I find crashes far more disruptive on OS X - argh...the dreaded spinning beach
ball. Windows app crashes (when they happen) rarely cause me any harm beyond
restarting that single app and telling Windows I don't want to send a bug
report to MS.

I'm always blown away when picking up the iPad just how seamlessly I can fly
between different apps, tabs, airplay, etc.

------
runjake
I have experienced the exact opposite of what this person experienced.

I use both Windows and OS X all through the day and while the response on both
is adequate, the Core 2 Quad Windows 7 box is much more responsive than my MBP
with the high end 15" i7. They both have 8GB RAM -- but then again, my Core 2
Duo Thinkpad X200 feels more responsive, and requires fewer resources.

I've never experienced or heard of the "infamous" cloned dialogs bug on
Windows 7, but oddly, I have experienced it on OS X. Conversely, I've never
experienced the reported cursor lag on OS X.

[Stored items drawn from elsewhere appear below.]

int la3dm_set_option(la3dm_ctx *ctx, const char *name, int value) {
    if (!ctx || !name) return LA3DM_ERR_ARG;
    auto bad_value = [&](const char *allowed) {
        ctx->err = std::string("la3dm_set_option: ") + name + " must be " + allowed;
        return LA3DM_ERR_ARG;
    };
    if (!strcmp(name, "bgk_sum")) {
        if (value < 0 || value > 1) return bad_value("0 or 1");
        ctx->opt_bgk_sum = value;
        return LA3DM_OK;
    }
    if (!strcmp(name, "bgk_tables")) {
        if (value < 0 || value > 1) return bad_value("0 or 1");
        ctx->opt_bgk_tables = value;
        return LA3DM_OK;
    }
    if (!strcmp(name, "fast_trig")) {
        if (value < 0 || value > 3) return bad_value("0, 1, 2 or 3");
        ctx->opt_fast_trig = value;
        return LA3DM_OK;
    }
    if (!strcmp(name, "waves_per_wg")) {
        if (value != 1 && value != 2 && value != 4) return bad_value("1, 2 or 4");
        ctx->opt_waves = value;
        return LA3DM_OK;
    }
    if (!strcmp(name, "ablate")) {
        if (value < 0 || value > 31) return bad_value("0..31");
        ctx->opt_ablate = value;
        return LA3DM_OK;
    }
    if (!strcmp(name, "lds_pad")) {
        if (value < 0 || value > 32768) return bad_value("0..32768");
        ctx->opt_lds_pad = value;
        return LA3DM_OK;
    }
    if (!strcmp(name, "remap")) {
        if (value < 0 || value > 2) return bad_value("0, 1 or 2");
        ctx->opt_remap = value;
        return LA3DM_OK;
    }
    if (!strcmp(name, "bgk_tile_desc")) {
        if (value < 0 || value > 1) return bad_value("0 or 1");
        ctx->opt_bgk_tile_desc = value;
        return LA3DM_OK;
    }
    if (!strcmp(name, "grid_order")) {
        if (value < 0 || value > 1) return bad_value("0 (ascending cloud index inside a voxel-grid cell) or 1 (what libstdc++'s std::sort on the cell index alone leaves, as pcl::VoxelGrid: verification mode)");
        ctx->opt_grid_order = value;
        return LA3DM_OK;
    }
    if (!strcmp(name, "gp_mode")) {
        if (value < 0 || value > 1) return bad_value("0 (FMA chains in ascending order: the parity configuration) or 1 (Eigen 3.3.7 / SSE2 order, no FMA, pexp)");
        ctx->opt_gp_mode = value;
        return LA3DM_OK;
    }
    if (!strcmp(name, "bgkl_split_rows")) {
        if (value < -1 || value > (1 << 24)) return bad_value("-1 (never split) .. 2^24");
        ctx->opt_l_split_rows = value;
        return LA3DM_OK;
    }
    if (!strcmp(name, "bgkl_dense_add")) {
        if (value < 0 || value > 1) return bad_value("0 or 1");
        ctx->opt_l_dense_add = value;
        return LA3DM_OK;
    }
    if (!strcmp(name, "time_kernel")) {
        ctx->opt_time_kernel = value;
        ctx->ev_used = 0;
        return LA3DM_OK;
    }
    ctx->err = std::string("la3dm_set_option: unknown option ") + name;
    return LA3DM_ERR_ARG;
}

int la3dm_get_option(const la3dm_ctx *ctx, const char *name, int *value) {
    if (!ctx || !name || !value) return LA3DM_ERR_ARG;
    if (!strcmp(name, "bgk_sum")) *value = ctx->opt_bgk_sum;
    else if (!strcmp(name, "bgk_tables")) *value = ctx->opt_bgk_tables;
    else if (!strcmp(name, "fast_trig")) *value = ctx->opt_fast_trig;
    else if (!strcmp(name, "gp_mode")) *value = ctx->opt_gp_mode;
    else if (!strcmp(name, "grid_order")) *value = ctx->opt_grid_order;
    else if (!strcmp(name, "bgk_tile_desc")) *value = ctx->opt_bgk_tile_desc;
    else if (!strcmp(name, "waves_per_wg")) *value = ctx->opt_waves;
    else if (!strcmp(name, "remap")) *value = ctx->opt_remap;
    else return LA3DM_ERR_ARG;
    return LA3DM_OK;
}
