constexpr int SETUP_PRIOR_WGS = 16;
constexpr int SETUP_WGS = 2 + SETUP_PRIOR_WGS;
constexpr int SETUP_TILED_MAXN = 88;
__global__ __launch_bounds__(256, 4) void k_setup(char *base, size_t stride, int mode, int zero_wt) {
  Slot *S = SLOT(base, stride);
  const int tid = threadIdx.x;
  constexpr int SETUP_PRIOR_SLAB = 2048, SETUP_LDS = LFVIO_WINDOW_SIZE * 15 * 16;
  static_assert(SETUP_LDS >= SETUP_PRIOR_SLAB + LFVIO_MAX_PRIOR_DIM && SETUP_LDS >= 84 + TAB_SCRATCH, "k_setup's workspace");
  __shared__ double sh_setup[SETUP_LDS];
  const int setup_wgs = (zero_wt & 4) ? 3 : SETUP_WGS;
  if (blockIdx.x == 0) {
    const double *src = (const double *)&S->x0;
    double *dst = (double *)&S->x[0];
    for (int k = tid; k < (int)(sizeof(FrameState) / 8); k += 256) dst[k] = src[k];
    if (tid == 0) {
      TRState *t = &S->tr;
      tr_init(t, S->init_radius, S->fn_tol);
      S->tail_state = 0;
      S->passes_used = 0;
      S->dec_pending = 0;
      if (mode >= MODE_MARG) t->mu = 0.0;
    }
    double *bt = sh_setup;
    if (tid < 77) bt[tid] = (&S->x0.pose[0][0])[tid];
    else if (tid < 84) bt[tid] = S->x0.ex[tid - 77];
    __syncthreads();
    const unsigned offm = build_tab(bt, &S->tab[0], tid, bt + 84);
    if (tid == 0) S->ex_fixed_off = ((offm >> TAB_EX_BIT) & 1u) && !S->est_ex;
    if (tid == 0 && S->spec_on) spec_arm(S);
  } else if (blockIdx.x == 1) {
    if (tid >= 16 * ((LFVIO_WINDOW_SIZE + 3) & ~3)) return;
    const int grp = tid >> 4, l = tid & 15;
    const int f = grp < LFVIO_WINDOW_SIZE ? grp : 0;
    const bool mine = grp < LFVIO_WINDOW_SIZE && S->imu_active[f];
    const double *cov = S->imu[f].covariance;
    double m0[15], m1[15];
#pragma unroll
    for (int r = 0; r < 15; r++) {
      m0[r] = l < 15 ? cov[r * 15 + l] : (r == 0 ? 1.0 : 0.0);
      m1[r] = r == l + 1 ? 1.0 : 0.0;
    }
#pragma unroll
    for (int k = 0; k < 15; k++) {
      int p = k;
      double best = -1.0, piv = 0.0;
#pragma unroll
      for (int r = 0; r < 15; r++) {
        const double v = fabs(m0[r]);
        if (r >= k && v > best) best = v, p = r, piv = m0[r];
      }
      p = row_bcast_ik(p, k), piv = row_bcast_k(piv, k);
      double csr[15];
#pragma unroll
      for (int r = 0; r < 15; r++) csr[r] = row_bcast_k(m0[r], k);
      const double ck = csr[k];
#pragma unroll
      for (int r = 0; r < 15; r++) csr[r] = r == p ? ck : csr[r];
      auto step = [&](double(&m)[15]) {
        double Mp = m[0];
#pragma unroll
        for (int r = 1; r < 15; r++) Mp = p == r ? m[r] : Mp;
        const double Mk = m[k], mk = Mp / piv;
#pragma unroll
        for (int r = 0; r < 15; r++) {
          const double Msr = r == p ? Mk : m[r];
          m[r] = r == k ? mk : Msr - csr[r] * mk;
        }
      };
      step(m0), step(m1);
    }
    double *T = sh_setup + f * (15 * 16);
#pragma unroll
    for (int r = 0; r < 15; r++) {
      if (l == 15) T[r * 16] = m0[r];
      else if (l < 14) T[r * 16 + l + 1] = m1[r];
    }
    __syncthreads();
    const int li = l < 15 ? l : 0;
    double lrow[15], mrow[15];
#pragma unroll
    for (int j = 0; j < 15; j++) mrow[j] = T[li * 16 + j], lrow[j] = 0.0;
    bool ok = true;
#pragma unroll
    for (int j = 0; j < 15; j++) {
      double t = mrow[j];
#pragma unroll
      for (int k = 0; k < j; k++) t -= lrow[k] * row_bcast_k(lrow[k], j);
      const double sj = row_bcast_k(t, j);
      if (!(sj > 0.0)) ok = false;
      const double d = sqrt(sj);
      lrow[j] = l == j ? d : t / d;
    }
    if (mine && l < 15) {
#pragma unroll
      for (int i = 0; i < 15; i++) S->imu_sqrt[f][i * 15 + l] = (l >= i && ok) ? lrow[i] : 0.0;
    }
    if (mine && !ok && l == 0) S->imu_active[f] = 0;
  } else if (blockIdx.x >= setup_wgs) {
    const int l = (blockIdx.x - setup_wgs) * 256 + tid;
    if (l < S->N) S->lam[0][l] = S->lam0[l];
    if ((zero_wt & 1) && !S->wt_clean) {
      double2 *wt = (double2 *)(double *)S->Wt;
      const int nw = gridDim.x - setup_wgs, w = blockIdx.x - setup_wgs;
      for (int e = w * 256 + tid; e < WT_PAIRS * SPEC_MAX_LM; e += nw * 256) wt[e] = make_double2(0.0, 0.0);
    }
  } else {
    if (!S->prior_valid) return;
    const int n = S->prior_n;
    const int part = blockIdx.x - 2;
    constexpr int PRIOR_EPT = 8;
    const int nb4 = (n + 3) >> 2, tiles = nb4 * (nb4 + 1) / 2;
    static_assert(((SETUP_TILED_MAXN + 3) / 4) * ((SETUP_TILED_MAXN + 3) / 4 + 1) / 2 <= 256, "a thread per 4 x 4 block of the upper triangle");
    if (zero_wt & 4) {
      if (part != 0) return;
      constexpr int PRIOR_SLAB = SETUP_PRIOR_SLAB;
      double *Js = sh_setup;
      const double *J = S->prior_J;
      const int rows_per = PRIOR_SLAB / n;
      int br = 0, rem = tid < tiles ? tid : 0;
      while (rem >= nb4 - br) rem -= nb4 - br, br++;
      const int r0 = 4 * br, c0 = 4 * (br + rem);
      double acc[4][4], accb = 0;
#pragma unroll
      for (int i = 0; i < 4; i++)
#pragma unroll
        for (int j = 0; j < 4; j++) acc[i][j] = 0.0;
      for (int k0 = 0; k0 < n; k0 += rows_per) {
        const int nk = min(rows_per, n - k0);
        __syncthreads();
        {
          double v[8];
          const double *Jk = J + k0 * n;
#pragma unroll
          for (int q = 0; q < 8; q++) v[q] = Jk[tid + 256 * q < nk * n ? tid + 256 * q : 0];
          const double rv = S->prior_r[k0 + (tid < nk ? tid : 0)];
#pragma unroll
          for (int q = 0; q < 8; q++)
            if (tid + 256 * q < nk * n) Js[tid + 256 * q] = v[q];
          if (tid < nk) Js[PRIOR_SLAB + tid] = rv;
        }
        __syncthreads();
        if (tid < tiles) {
#pragma unroll 2
          for (int k = 0; k < nk; k++) {
            double a[4], b[4];
#pragma unroll
            for (int i = 0; i < 4; i++) a[i] = Js[k * n + r0 + i], b[i] = Js[k * n + c0 + i];
#pragma unroll
            for (int i = 0; i < 4; i++)
#pragma unroll
              for (int j = 0; j < 4; j++) acc[i][j] = fma(a[i], b[j], acc[i][j]);
          }
        }
        if (tid < n)
          for (int k = 0; k < nk; k++) accb = fma(Js[k * n + tid], Js[PRIOR_SLAB + k], accb);
      }
      if (tid < tiles) {
#pragma unroll
        for (int i = 0; i < 4; i++)
#pragma unroll
          for (int j = 0; j < 4; j++) {
            const int r = r0 + i, c = c0 + j;
            if (r < n && c < n) {
              S->prior_A[r * n + c] = acc[i][j];
              if (c0 != r0) S->prior_A[c * n + r] = acc[i][j];
            }
          }
      }
      if (tid < n) S->prior_b0[tid] = accb;
      return;
    }
    const int np = gridDim.y >= 8 ? min(SETUP_PRIOR_WGS, (n * n + 256 * PRIOR_EPT - 1) / (256 * PRIOR_EPT)) : SETUP_PRIOR_WGS;
    if (part >= np) return;
    constexpr int PRIOR_SLAB = SETUP_PRIOR_SLAB;
    double *Js = sh_setup;
    const double *J = S->prior_J;
    const int rows_per = PRIOR_SLAB / n;
    double acc[PRIOR_EPT], accb = 0;
#pragma unroll
    for (int q = 0; q < PRIOR_EPT; q++) acc[q] = 0;
    for (int k0 = 0; k0 < n; k0 += rows_per) {
      const int nk = min(rows_per, n - k0);
      __syncthreads();
      {
        static_assert(PRIOR_SLAB <= 8 * 256, "eight elements of a slab per thread");
        double v[8];
        const double *Jk = J + k0 * n;
#pragma unroll
        for (int q = 0; q < 8; q++) v[q] = Jk[tid + 256 * q < nk * n ? tid + 256 * q : 0];
        const double rv = S->prior_r[k0 + (tid < nk ? tid : 0)];
#pragma unroll
        for (int q = 0; q < 8; q++)
          if (tid + 256 * q < nk * n) Js[tid + 256 * q] = v[q];
        if (tid < nk) Js[PRIOR_SLAB + tid] = rv;
      }
      __syncthreads();
#pragma unroll
      for (int q = 0; q < PRIOR_EPT; q++) {
        const int e = part * 256 + tid + q * 256 * np;
        if (e < n * n) {
          const int r = e / n, c = e % n;
          double s = acc[q];
          for (int k = 0; k < nk; k++) s = fma(Js[k * n + r], Js[k * n + c], s);
          acc[q] = s;
        }
      }
      if (part == 0 && tid < n)
        for (int k = 0; k < nk; k++) accb = fma(Js[k * n + tid], Js[PRIOR_SLAB + k], accb);
    }
#pragma unroll
    for (int q = 0; q < PRIOR_EPT; q++) {
      const int e = part * 256 + tid + q * 256 * np;
      if (e < n * n) S->prior_A[e] = acc[q];
    }
    if (part == 0 && tid < n) S->prior_b0[tid] = accb;
  }
}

Like I said, I find both OSes perfectly good, but the post just seems suspect
to me.

Now, if only Microsoft would integrate a _well-supported_ , _well-integrated_
, native bash/zsh. I can't bring myself to like Powershell.

------
Schlaefer
I never thought I would say this: but I miss the OS X spinning-wheel-o-death …
on my non-current generation iOS device. Sometimes the software just does
nothing for a noticeable amount of time and you don't know if it didn't got
the input or just hangs.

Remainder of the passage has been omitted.